━━ Task inputs

constexpr int kPartStride = SO_SOLVE_BLOCKS;
static_assert(kEvalBlocks <= kPartStride && kFitBlocksMax <= kPartStride && kNAcc <= kSumsStride, "partials table");
constexpr int kRedStride = kNAcc + 2;

template <int CTRL>
__device__ __forceinline__ double dpp_f64(double v) {
  const int lo = __builtin_amdgcn_update_dpp(0, __double2loint(v), CTRL, 0xF, 0xF, false);
  const int hi = __builtin_amdgcn_update_dpp(0, __double2hiint(v), CTRL, 0xF, 0xF, false);
  return __hiloint2double(hi, lo);
}
__device__ __forceinline__ double swap32_add(double a, double b) {
  const auto lo = __builtin_amdgcn_permlane32_swap((unsigned)__double2loint(a), (unsigned)__double2loint(b), false, false);
  const auto hi = __builtin_amdgcn_permlane32_swap((unsigned)__double2hiint(a), (unsigned)__double2hiint(b), false, false);
  return __hiloint2double((int)hi[0], (int)lo[0]) + __hiloint2double((int)hi[1], (int)lo[1]);
}
__device__ __forceinline__ double swap16_add(double a, double b) {
  const auto lo = __builtin_amdgcn_permlane16_swap((unsigned)__double2loint(a), (unsigned)__double2loint(b), false, false);
  const auto hi = __builtin_amdgcn_permlane16_swap((unsigned)__double2hiint(a), (unsigned)__double2hiint(b), false, false);
  return __hiloint2double((int)hi[0], (int)lo[0]) + __hiloint2double((int)hi[1], (int)lo[1]);
}
template <int CTRL>
__device__ __forceinline__ double row_stage_add(double a, double b, bool up) {
  const double keep = up ? b : a, give = up ? a : b;
  return keep + dpp_f64<CTRL>(give);
}
__device__ __forceinline__ double wave_reduce_scatter(const double (&acc)[kNAcc]) {
  static_assert(kNAcc > 16 && kNAcc <= 32, "butterfly over 32 value slots");
  const int lane = (int)(threadIdx.x & 63u);
  double u[16], w[8], x[4], y[2];
#pragma unroll
  for (int a = 0; a < 16; ++a) u[a] = swap32_add(acc[a], (a + 16 < kNAcc) ? acc[a + 16] : 0.0);
#pragma unroll
  for (int a = 0; a < 8; ++a) w[a] = swap16_add(u[a], u[a + 8]);
  const bool b3 = (lane & 8) != 0, b2 = (lane & 4) != 0, b1 = (lane & 2) != 0;
#pragma unroll
  for (int a = 0; a < 4; ++a) x[a] = row_stage_add<0x128>(w[a], w[a + 4], b3);
#pragma unroll
  for (int a = 0; a < 2; ++a) y[a] = row_stage_add<0x141>(x[a], x[a + 2], b2);
  const double z = row_stage_add<0x4E>(y[0], y[1], b1);
  return z + dpp_f64<0xB1>(z);
}
__device__ __forceinline__ double wg_reduce(const double (&acc)[kNAcc], double (*part)[32], int tid) {
  const double t = wave_reduce_scatter(acc);
  const int lane = tid & 63, wave = tid >> 6;
  if (!(lane & 1) && (lane >> 1) < kNAcc) part[wave][lane >> 1] = t;
  __syncthreads();
// ... 130 lines not shown
                     "+v"(r[q][22]), "+v"(r[q][23]), "+v"(r[q][24]), "+v"(r[q][25]), "+v"(r[q][26]), "+v"(r[q][27]), "+v"(r[q][28])
                   :: "memory");
#pragma unroll
    for (int a = 0; a < kNAcc; ++a) {
      double v = have[0] ? r[0][a] : 0.0;
#pragma unroll
      for (int q = 1; q < kRec; ++q) v += have[q] ? r[q][a] : 0.0;
      sh.red[tid][a] = v;
    }
  }
  __syncthreads();
  if (stamp) T.loaded = wall_clock64();
  const double total = reduce_records(sh.red, sh.part, tid);
  double* o = reinterpret_cast<double*>(&sh.sums);
  if (tid < kNAcc) {
    if constexpr (PRIOR) {
      PosePriorPart part;
      prior_prepare(prior, pose, tid, part);
      o[tid] = prior_added(part, total, tid);
    } else
    o[tid] = total;
  } else if (tid >= 32 && tid < 48) {
    int h = 0;
#pragma unroll
    for (int r = 0; r < kHistReplicas; ++r)
      h += __hip_atomic_load(&hist[r * kHistStride + (tid - 32)], __ATOMIC_RELAXED, __HIP_MEMORY_SCOPE_AGENT);
    o[kNAcc + (tid - 32)] = (double)h;
  }
  __syncthreads();
  copy_words(reinterpret_cast<double*>(out), o, (int)(sizeof(LmSums) / 8), tid, 256);
  if (stamp) T.sums = wall_clock64();
  if (!fuse_lm) return kPassSums;
  if (tid == 0) sh.more = (abl & 32) ? 1 : lm_control(slot, st, sh.S, sh.sums, sh.ctl);
  __syncthreads();
  if (stamp) T.ctl = wall_clock64();
  if (!sh.more) { hist[tid] = 0; hist[256 + tid] = 0; }
  if (tid < (int)(sizeof(LmState) / 8))
    __hip_atomic_store(reinterpret_cast<double*>(&st->S) + tid, reinterpret_cast<const double*>(&sh.S)[tid], __ATOMIC_RELAXED, __HIP_MEMORY_SCOPE_AGENT);
  if (!sh.more) publish_state(st, ep, sh.ctl.outer_iter, tid, 256);
  if (stamp && tid == 0 && (FIT || slot == 1)) store_stamps<FIT>(st, T, true);
  return sh.more ? kPassMore : kPassDone;
}
struct WgSpan { uint32_t vb0, vb1, V; bool ctl; };
constexpr int kPriorAtGuess = 2, kPriorBatch = 3;
template <bool FIT, bool PERSIST = false, bool PROF = false, bool BATCH = false, bool PEER = false, int PRIOR = 0>
__device__ __forceinline__ int eval_pass(int slot, int fuse_lm, const Pose& pose, const float* __restrict__ spx,
                                         const float* __restrict__ spy, const float* __restrict__ spz,
                                         const CorrBuffers& corr, DevState* __restrict__ st, const EvalParams& ep,
                                         double* __restrict__ partials, uint32_t* __restrict__ ticket,
                                         int32_t* __restrict__ hist, LmSums* __restrict__ out,
                                         const float4* __restrict__ mpts, const uint32_t* __restrict__ nbr5,
                                         const MatchParams& mp, EvalShared& sh, const double* prior, unsigned long long pass_tag = 0,
                                         CorrCache* cc = nullptr, u4v* hand = nullptr, unsigned long long want = 0,
                                         const WgSpan span = WgSpan{0, 0, 0, false}, const double* prior_tm = nullptr) {
  double (*red)[kRedStride] = sh.red;
  double (*part)[32] = sh.part;
  LmSums& sh_sums = sh.sums;
  LmState& sh_S = sh.S;
  LmCtl& sh_ctl = sh.ctl;
  int& sh_more = sh.more;
  int32_t* lh = sh.lh;
  const int tid = threadIdx.x;
  static_assert(!BATCH || PERSIST, "batched hypotheses run in the persistent solve launch");
  static_assert(!PRIOR || !PEER, "the pose prior belongs to one device");
  static_assert(BATCH == (PRIOR == kPriorBatch) || !PRIOR, "a batch reads its priors from the table in memory, a single registration from the launch's argument");
  static_assert(PRIOR != kPriorAtGuess || PERSIST, "the prior at the guess belongs to the persistent solve");
  const int abl = PROF ? ep.ablate : 0;
  const bool stamp = PROF && (abl & 128) != 0;
  const uint32_t V = BATCH ? span.V : gridDim.x;
  const uint32_t vb_begin = BATCH ? span.vb0 : blockIdx.x, vb_end = BATCH ? span.vb1 : blockIdx.x + 1u;
  const bool is_ctl = BATCH ? span.ctl : (blockIdx.x == 0);
  PassStamps T;
  if (stamp) T.begin = wall_clock64();
  if (FIT) {
    if (tid < 16) lh[tid] = 0;
    __syncthreads();
  }
  const uint32_t n_kept = (abl & 64) ? 0u : ep.n_queries;
  const uint32_t qs = ep.q_stride;
  double acc[kNAcc];
  double R[9];
  quat_to_matrix(pose.q, R);
  const ObsAxes axes = obs_axes(pose);
  const double inv_a2 = 1.0 / ep.a2, rho_out = (ep.variant == 0) ? ep.a2 / 6.0 : ep.a2 / 3.0;
  auto tail = [&](double px, double py, double pz, double wx, double wy, double wz, const double4& nd, double c) {
    const double r = plane_residual(nd.x, nd.y, nd.z, nd.w, wx, wy, wz);
    const double s = r * r;
    double rho0, rho1;
    if (s <= ep.a2) {
      const double v = 1.0 - s * inv_a2, v2 = v * v;
      rho0 = rho_out * (1.0 - v2 * v); rho1 = (ep.variant == 0) ? 0.5 * v2 : v2;
    } else {
      rho0 = rho_out; rho1 = 0;
    }
    plane_factor_add(R, px, py, pz, nd.x, nd.y, nd.z, c, r, rho0, c * rho1, acc);
  };
  auto at_pose = [&](double px, double py, double pz, const double4& nd, double c) {
    double wx, wy, wz;
    quat_rotate<double>(pose.q, px, py, pz, wx, wy, wz);
    wx += pose.t[0]; wy += pose.t[1]; wz += pose.t[2];
    tail(px, py, pz, wx, wy, wz, nd, c);
  };
  auto body = [&](const uint32_t j, int status, const float* nb, int trip) {
    if (!FIT && status != SO_MATCH_SUCCESS) return;
    if (FIT && status == SO_MATCH_DROPPED) return;
    const float fx = spx[(size_t)j * qs], fy = spy[(size_t)j * qs], fz = spz[(size_t)j * qs];
    const double px = (double)fx, py = (double)fy, pz = (double)fz;
// ... 232 lines not shown
        if (SO_PRIOR_OVERLAP == 0) {
          if constexpr (PRIOR == kPriorAtGuess) prior_prepare_at(prior_tm, prior, pose, tid, prior_part);
          else prior_prepare(prior, pose, tid, prior_part);
        }
        tot = prior_added(prior_part, tot, tid);
      }
      o[tid] = tot;
    } else if (FIT && tid >= 32 && tid < 48) {
      int h = 0;
#pragma unroll
      for (int cc8 = 0; cc8 < 8; ++cc8) h += sh.hpart[cc8][tid - 32];
      o[kNAcc + (tid - 32)] = (double)h;
    }
    __syncthreads();
    if (PEER && ep.peer_world > 1) {
      const int nx = FIT ? (kNAcc + 16) : kNAcc;
      const unsigned int xtag = (unsigned int)(sh.peer_seq + 1ull);
      const int par = (int)(xtag & 1u);
      if (tid < nx) {
        const unsigned long long b = (unsigned long long)__double_as_longlong(o[tid]);
        const u4v v = {(unsigned int)b, (unsigned int)(b >> 32), xtag, (unsigned int)ep.peer_rank};
        for (int p = 0; p < ep.peer_world; ++p)
          store16_sys(reinterpret_cast<u4v*>(ep.peer_inbox[p]) + (size_t)(par * kPeerMaxWorld + ep.peer_rank) * kPeerChunks + tid, v);
      }
      const u4v* own = reinterpret_cast<const u4v*>(ep.peer_inbox[ep.peer_rank]) + (size_t)par * kPeerMaxWorld * kPeerChunks;
      const int total = nx * ep.peer_world;
      const int c0 = tid, c1 = tid + 256;
      const bool h0 = c0 < total, h1 = c1 < total;
      const int s0 = h0 ? c0 / nx : 0, a0 = h0 ? c0 - s0 * nx : 0, s1 = h1 ? c1 / nx : 0, a1 = h1 ? c1 - s1 * nx : 0;
      bool d0 = !h0, d1 = !h1;
      unsigned long long v0 = 0, v1 = 0;
      const unsigned long long tp = wall_clock64();
      bool okx = true;
      for (;;) {
        if (!d0) { const u4v v = load16_sys(own + (size_t)s0 * kPeerChunks + a0); if (v.z == xtag) { d0 = true; v0 = ((unsigned long long)v.y << 32) | v.x; } }
        if (!d1) { const u4v v = load16_sys(own + (size_t)s1 * kPeerChunks + a1); if (v.z == xtag) { d1 = true; v1 = ((unsigned long long)v.y << 32) | v.x; } }
        if (__syncthreads_and((d0 && d1) ? 1 : 0)) break;
        if (__syncthreads_or((wall_clock64() - tp > ep.timeout_ticks) ? 1 : 0)) { okx = false; break; }
      }
      if (!__syncthreads_and(okx ? 1 : 0)) return kPassNotLast;
      double (*xs)[48] = reinterpret_cast<double (*)[48]>(&red[0][0]);
      if (h0) xs[s0][a0] = __longlong_as_double((long long)v0);
      if (h1) xs[s1][a1] = __longlong_as_double((long long)v1);
      __syncthreads();
      if (tid < nx) {
        double tot = 0;
        for (int r = 0; r < ep.peer_world; ++r) tot += xs[r][tid];
        o[tid] = tot;
      }
      if (tid == 0) sh.peer_seq = (unsigned long long)xtag;
      __syncthreads();
    }
    if (stamp) T.sums = wall_clock64();
    if (tid < 64) {
#ifdef SO_LM_STAMPS
      const int more_ = lm_control_wave(slot, st, sh_S, sh_sums, sh_ctl, &sh.part_odd[0][0], hand, want, sh.pose, &sh.reg_done, tid, (slot == 1 && tid == 0) ? st->dbg : nullptr);
#else
      const int more_ = lm_control_wave(slot, st, sh_S, sh_sums, sh_ctl, &sh.part_odd[0][0], hand, want, sh.pose, &sh.reg_done, tid);
#endif
      if (tid == 0) sh_more = more_;
    }
    __syncthreads();
    if (stamp) T.ctl = wall_clock64();
    if (!sh_more) {
      hist[tid] = 0; hist[256 + tid] = 0;
      if (PEER && ep.peer_world > 1 && tid == 0) st->peer_seq = sh.peer_seq;
      if (tid < (int)(sizeof(LmState) / 8))
        __hip_atomic_store(reinterpret_cast<double*>(&st->S) + tid, reinterpret_cast<const double*>(&sh_S)[tid], __ATOMIC_RELAXED, __HIP_MEMORY_SCOPE_AGENT);
      if (!BATCH && ep.chain_next && sh.reg_done && tid == 0) {
        double tf[7], nx[7];
        for (int i = 0; i < 7; ++i) tf[i] = sh_S.x[i];
        pose_compose(tf, ep.chain_delta, nx);
        for (int i = 0; i < 7; ++i) st->T_chain[i] = nx[i];
      }
      if (!ep.defer_publish || sh.reg_done) publish_state(st, ep, sh_ctl.outer_iter, tid, 256);
    }
    if (stamp && tid == 0 && (FIT || slot == 1)) store_stamps<FIT>(st, T, !FIT || BATCH);
    return sh_more ? kPassMore : kPassDone;
  }
  return hand_over_ticketed<FIT, PROF, PRIOR != 0>(slot, fuse_lm, mine, st, ep, partials, ticket, hist, out, sh, T, pose, prior);
}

━━━━

#### [Problem description]
In the entries above, find the line holding "double (*part)[32] = sh.part;" and the line holding "const int abl = PROF ? ep.ablate : 0;", then retype exactly those two lines and every line between them, and nothing else.

#### [Answer below]
  double (*part)[32] = sh.part;
  LmSums& sh_sums = sh.sums;
  LmState& sh_S = sh.S;
  LmCtl& sh_ctl = sh.ctl;
  int& sh_more = sh.more;
  int32_t* lh = sh.lh;
  const int tid = threadIdx.x;
  static_assert(!BATCH || PERSIST, "batched hypotheses run in the persistent solve launch");
  static_assert(!PRIOR || !PEER, "the pose prior belongs to one device");
  static_assert(BATCH == (PRIOR == kPriorBatch) || !PRIOR, "a batch reads its priors from the table in memory, a single registration from the launch's argument");
  static_assert(PRIOR != kPriorAtGuess || PERSIST, "the prior at the guess belongs to the persistent solve");
  const int abl = PROF ? ep.ablate : 0;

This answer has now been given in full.